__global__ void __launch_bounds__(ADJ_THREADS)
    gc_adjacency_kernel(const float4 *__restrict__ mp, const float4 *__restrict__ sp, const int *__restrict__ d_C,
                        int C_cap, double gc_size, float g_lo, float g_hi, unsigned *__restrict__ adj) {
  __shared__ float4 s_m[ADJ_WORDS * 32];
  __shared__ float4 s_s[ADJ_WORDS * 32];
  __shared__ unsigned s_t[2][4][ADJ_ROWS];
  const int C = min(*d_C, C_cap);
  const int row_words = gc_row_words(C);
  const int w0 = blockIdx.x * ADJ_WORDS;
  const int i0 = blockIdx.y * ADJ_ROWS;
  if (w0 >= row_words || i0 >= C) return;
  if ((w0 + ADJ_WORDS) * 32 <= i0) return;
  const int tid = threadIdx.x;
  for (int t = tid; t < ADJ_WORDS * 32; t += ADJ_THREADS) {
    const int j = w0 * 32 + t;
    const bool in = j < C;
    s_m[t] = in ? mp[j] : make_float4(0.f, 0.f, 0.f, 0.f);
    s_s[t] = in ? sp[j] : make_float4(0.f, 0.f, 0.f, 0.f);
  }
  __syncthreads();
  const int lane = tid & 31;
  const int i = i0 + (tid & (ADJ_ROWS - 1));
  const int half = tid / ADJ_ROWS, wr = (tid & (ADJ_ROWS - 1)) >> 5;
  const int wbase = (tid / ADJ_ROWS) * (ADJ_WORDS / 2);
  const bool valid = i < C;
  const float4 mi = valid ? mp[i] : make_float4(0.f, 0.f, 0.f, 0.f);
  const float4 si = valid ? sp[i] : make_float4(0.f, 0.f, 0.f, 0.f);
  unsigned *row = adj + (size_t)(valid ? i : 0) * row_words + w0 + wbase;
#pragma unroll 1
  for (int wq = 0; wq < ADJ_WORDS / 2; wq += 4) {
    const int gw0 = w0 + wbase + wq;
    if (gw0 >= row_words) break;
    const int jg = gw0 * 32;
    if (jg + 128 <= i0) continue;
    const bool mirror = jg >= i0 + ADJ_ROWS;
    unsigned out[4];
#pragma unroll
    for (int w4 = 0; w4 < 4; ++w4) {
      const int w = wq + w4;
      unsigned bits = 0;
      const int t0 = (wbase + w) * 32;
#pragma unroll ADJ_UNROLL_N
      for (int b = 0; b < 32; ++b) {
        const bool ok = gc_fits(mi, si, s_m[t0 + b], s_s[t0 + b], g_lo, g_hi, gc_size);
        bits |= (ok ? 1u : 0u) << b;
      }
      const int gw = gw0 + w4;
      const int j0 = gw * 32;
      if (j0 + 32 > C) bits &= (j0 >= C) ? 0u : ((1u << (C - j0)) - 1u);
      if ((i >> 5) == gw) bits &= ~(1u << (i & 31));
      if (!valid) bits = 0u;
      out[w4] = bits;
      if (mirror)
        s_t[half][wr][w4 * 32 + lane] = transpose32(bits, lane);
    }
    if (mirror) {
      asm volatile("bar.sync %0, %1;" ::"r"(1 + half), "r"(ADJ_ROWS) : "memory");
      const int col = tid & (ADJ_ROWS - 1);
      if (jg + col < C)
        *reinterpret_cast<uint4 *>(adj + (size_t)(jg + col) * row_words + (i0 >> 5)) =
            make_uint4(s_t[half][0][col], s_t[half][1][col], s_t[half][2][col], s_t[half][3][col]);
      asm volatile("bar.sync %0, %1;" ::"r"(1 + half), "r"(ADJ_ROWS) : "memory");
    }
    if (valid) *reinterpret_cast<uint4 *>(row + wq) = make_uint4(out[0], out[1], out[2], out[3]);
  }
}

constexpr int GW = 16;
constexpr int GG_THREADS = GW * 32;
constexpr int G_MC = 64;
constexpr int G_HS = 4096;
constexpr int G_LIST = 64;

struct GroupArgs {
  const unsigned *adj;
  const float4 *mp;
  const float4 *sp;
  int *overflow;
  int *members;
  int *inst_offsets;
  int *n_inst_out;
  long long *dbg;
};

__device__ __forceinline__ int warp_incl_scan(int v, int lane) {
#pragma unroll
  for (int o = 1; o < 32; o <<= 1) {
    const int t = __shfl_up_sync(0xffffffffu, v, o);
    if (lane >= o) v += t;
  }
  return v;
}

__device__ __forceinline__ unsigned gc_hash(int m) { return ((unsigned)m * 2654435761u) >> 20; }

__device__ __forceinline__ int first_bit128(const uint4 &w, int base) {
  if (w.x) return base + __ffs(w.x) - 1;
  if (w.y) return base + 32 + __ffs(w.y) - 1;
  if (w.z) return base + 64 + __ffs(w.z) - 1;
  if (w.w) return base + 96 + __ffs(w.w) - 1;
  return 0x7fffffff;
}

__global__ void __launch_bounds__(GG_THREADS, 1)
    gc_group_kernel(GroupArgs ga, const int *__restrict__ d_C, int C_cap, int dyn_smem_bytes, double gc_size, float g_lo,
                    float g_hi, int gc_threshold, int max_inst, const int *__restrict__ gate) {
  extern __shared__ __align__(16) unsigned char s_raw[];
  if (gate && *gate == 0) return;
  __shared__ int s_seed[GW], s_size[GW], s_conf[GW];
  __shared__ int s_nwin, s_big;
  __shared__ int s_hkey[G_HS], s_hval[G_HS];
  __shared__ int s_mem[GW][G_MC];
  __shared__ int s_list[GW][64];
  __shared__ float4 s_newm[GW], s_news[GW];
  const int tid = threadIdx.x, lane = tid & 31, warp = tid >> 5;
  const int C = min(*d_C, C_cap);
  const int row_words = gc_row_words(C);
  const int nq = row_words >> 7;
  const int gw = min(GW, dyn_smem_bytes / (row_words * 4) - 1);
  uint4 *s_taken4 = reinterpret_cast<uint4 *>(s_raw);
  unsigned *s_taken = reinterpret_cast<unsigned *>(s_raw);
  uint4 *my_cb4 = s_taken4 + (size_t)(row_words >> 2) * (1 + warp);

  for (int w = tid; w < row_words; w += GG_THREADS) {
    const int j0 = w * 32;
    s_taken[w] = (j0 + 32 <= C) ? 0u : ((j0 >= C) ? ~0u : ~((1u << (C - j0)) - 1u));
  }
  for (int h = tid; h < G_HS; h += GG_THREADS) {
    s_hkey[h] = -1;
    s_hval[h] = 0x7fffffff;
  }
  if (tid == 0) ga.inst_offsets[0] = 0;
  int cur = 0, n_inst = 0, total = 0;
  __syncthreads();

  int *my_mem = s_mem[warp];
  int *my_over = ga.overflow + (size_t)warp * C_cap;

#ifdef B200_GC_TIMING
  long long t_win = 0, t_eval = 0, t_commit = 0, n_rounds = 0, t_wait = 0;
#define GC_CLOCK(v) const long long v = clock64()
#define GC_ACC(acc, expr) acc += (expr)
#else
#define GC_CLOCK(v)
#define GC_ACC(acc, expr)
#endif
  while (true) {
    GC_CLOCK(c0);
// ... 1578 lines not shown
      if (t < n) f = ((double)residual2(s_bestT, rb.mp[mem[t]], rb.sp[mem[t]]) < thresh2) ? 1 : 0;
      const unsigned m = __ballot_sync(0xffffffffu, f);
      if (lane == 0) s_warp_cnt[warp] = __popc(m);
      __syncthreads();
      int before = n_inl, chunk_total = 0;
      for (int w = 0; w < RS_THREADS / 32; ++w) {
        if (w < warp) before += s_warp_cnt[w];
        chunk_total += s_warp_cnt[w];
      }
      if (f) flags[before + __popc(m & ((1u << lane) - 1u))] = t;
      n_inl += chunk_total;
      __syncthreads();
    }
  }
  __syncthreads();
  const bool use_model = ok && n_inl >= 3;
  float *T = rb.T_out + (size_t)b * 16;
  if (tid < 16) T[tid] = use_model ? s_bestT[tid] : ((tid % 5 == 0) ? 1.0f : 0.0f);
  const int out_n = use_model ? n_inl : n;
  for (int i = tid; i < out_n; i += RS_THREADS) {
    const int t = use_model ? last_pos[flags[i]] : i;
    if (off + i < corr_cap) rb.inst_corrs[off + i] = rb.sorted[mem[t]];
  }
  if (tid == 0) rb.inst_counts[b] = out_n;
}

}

========================================================================

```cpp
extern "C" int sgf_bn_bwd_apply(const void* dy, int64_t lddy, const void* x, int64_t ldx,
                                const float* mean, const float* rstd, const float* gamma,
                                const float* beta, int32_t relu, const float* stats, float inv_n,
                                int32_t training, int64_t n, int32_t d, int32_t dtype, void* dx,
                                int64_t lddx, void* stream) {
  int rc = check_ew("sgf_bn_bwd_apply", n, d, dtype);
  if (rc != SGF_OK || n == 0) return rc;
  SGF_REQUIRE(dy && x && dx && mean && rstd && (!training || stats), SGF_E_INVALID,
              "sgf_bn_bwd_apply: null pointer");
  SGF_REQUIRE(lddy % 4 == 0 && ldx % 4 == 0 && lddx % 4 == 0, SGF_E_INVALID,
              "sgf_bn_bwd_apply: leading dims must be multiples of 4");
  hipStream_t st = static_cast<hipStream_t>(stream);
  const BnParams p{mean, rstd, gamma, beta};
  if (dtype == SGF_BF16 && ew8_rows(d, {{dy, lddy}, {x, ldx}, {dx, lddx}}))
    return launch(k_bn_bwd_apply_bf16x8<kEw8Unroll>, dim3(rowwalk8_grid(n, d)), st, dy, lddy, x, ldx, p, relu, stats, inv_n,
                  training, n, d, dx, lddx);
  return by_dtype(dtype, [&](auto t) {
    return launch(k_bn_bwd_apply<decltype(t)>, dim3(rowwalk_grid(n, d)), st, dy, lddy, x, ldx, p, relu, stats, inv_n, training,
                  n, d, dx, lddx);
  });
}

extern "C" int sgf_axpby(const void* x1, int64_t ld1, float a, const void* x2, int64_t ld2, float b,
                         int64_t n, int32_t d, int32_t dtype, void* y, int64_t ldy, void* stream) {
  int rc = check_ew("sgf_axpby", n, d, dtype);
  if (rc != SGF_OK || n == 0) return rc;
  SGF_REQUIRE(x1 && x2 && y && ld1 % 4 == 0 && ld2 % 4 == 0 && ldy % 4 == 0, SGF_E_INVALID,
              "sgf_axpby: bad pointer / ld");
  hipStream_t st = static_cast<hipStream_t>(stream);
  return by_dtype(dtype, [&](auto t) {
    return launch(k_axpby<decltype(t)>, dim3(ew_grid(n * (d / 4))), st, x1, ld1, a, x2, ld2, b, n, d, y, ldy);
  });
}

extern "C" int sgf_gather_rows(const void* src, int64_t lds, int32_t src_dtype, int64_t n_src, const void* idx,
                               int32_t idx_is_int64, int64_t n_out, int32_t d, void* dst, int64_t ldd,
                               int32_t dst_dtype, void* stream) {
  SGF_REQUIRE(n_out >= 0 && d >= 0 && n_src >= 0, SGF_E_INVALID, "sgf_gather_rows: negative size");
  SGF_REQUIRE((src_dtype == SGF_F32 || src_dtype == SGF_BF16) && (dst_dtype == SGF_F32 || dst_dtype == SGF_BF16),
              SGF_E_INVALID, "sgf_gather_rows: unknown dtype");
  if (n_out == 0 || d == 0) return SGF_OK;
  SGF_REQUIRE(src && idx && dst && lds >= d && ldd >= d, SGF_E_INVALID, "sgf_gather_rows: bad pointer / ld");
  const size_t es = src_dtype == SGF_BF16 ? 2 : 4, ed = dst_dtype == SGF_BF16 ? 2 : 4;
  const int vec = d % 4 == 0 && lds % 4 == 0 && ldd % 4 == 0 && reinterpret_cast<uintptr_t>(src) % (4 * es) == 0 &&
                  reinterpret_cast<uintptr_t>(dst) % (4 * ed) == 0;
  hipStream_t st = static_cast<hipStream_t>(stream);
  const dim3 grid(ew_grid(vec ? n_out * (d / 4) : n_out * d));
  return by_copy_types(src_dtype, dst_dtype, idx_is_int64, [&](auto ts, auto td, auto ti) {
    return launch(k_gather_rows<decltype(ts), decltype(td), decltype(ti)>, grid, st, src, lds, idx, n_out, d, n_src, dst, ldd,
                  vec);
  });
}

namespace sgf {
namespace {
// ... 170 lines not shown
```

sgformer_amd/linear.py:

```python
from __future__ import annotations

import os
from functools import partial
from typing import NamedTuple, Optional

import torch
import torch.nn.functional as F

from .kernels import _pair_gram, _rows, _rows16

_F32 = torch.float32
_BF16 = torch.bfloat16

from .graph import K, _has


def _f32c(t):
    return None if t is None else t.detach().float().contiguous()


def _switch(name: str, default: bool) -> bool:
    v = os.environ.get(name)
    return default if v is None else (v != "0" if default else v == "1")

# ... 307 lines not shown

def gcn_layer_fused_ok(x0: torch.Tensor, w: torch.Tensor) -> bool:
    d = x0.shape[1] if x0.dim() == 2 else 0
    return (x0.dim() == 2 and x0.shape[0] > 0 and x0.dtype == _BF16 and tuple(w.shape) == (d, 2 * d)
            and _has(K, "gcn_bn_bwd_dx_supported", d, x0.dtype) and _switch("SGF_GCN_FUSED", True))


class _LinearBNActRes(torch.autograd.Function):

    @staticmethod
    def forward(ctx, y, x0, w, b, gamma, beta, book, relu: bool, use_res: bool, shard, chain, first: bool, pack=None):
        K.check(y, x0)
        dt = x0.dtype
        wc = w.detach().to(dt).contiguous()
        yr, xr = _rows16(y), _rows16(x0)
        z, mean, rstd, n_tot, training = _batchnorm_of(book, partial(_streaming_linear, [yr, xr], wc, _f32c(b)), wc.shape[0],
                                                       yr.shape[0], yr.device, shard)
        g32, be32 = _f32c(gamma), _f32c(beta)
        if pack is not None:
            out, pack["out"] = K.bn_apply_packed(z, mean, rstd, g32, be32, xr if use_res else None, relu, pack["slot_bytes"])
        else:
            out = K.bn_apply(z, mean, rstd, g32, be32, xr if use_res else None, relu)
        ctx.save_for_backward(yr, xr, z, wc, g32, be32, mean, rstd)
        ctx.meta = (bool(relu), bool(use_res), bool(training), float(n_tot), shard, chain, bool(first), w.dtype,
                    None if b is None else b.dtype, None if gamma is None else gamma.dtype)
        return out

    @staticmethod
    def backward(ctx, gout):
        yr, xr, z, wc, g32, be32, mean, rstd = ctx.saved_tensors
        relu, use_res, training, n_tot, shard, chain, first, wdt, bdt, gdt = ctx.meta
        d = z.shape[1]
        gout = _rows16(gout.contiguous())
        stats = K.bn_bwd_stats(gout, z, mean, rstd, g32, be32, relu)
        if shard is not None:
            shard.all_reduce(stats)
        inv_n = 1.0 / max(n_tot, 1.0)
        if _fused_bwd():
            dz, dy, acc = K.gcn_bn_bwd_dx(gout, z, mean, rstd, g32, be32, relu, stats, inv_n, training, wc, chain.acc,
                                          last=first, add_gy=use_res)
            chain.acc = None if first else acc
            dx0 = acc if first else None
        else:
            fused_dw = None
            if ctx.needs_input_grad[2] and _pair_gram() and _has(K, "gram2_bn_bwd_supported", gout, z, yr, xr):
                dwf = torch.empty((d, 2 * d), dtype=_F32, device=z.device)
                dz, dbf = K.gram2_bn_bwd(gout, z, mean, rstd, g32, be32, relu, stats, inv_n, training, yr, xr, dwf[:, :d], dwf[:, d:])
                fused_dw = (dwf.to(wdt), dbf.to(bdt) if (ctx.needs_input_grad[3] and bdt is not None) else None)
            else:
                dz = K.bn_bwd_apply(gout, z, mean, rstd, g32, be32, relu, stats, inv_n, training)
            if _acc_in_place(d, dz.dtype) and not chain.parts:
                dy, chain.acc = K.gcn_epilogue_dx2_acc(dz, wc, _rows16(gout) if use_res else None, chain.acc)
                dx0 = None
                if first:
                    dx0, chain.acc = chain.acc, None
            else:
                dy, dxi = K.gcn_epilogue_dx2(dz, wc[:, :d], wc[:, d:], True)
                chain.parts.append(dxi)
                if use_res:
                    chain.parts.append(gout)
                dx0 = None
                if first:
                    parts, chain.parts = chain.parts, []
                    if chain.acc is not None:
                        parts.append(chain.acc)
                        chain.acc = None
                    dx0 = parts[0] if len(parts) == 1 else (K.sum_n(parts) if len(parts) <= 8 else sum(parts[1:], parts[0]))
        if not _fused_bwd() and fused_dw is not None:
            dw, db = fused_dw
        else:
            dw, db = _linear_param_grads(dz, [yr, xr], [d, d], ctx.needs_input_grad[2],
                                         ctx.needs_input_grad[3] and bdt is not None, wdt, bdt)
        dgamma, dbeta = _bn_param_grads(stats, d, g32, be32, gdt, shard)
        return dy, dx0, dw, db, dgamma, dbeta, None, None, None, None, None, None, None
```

========================================================================

*ABOUT THIS TASK*: Lines in the data that include the word "extern" should all be copied.

*RESULT FOR THIS EXERCISE*:
  extern __shared__ __align__(16) unsigned char s_raw[];
extern "C" int sgf_bn_bwd_apply(const void* dy, int64_t lddy, const void* x, int64_t ldx,
extern "C" int sgf_axpby(const void* x1, int64_t ld1, float a, const void* x2, int64_t ld2, float b,
extern "C" int sgf_gather_rows(const void* src, int64_t lds, int32_t src_dtype, int64_t n_src, const void* idx,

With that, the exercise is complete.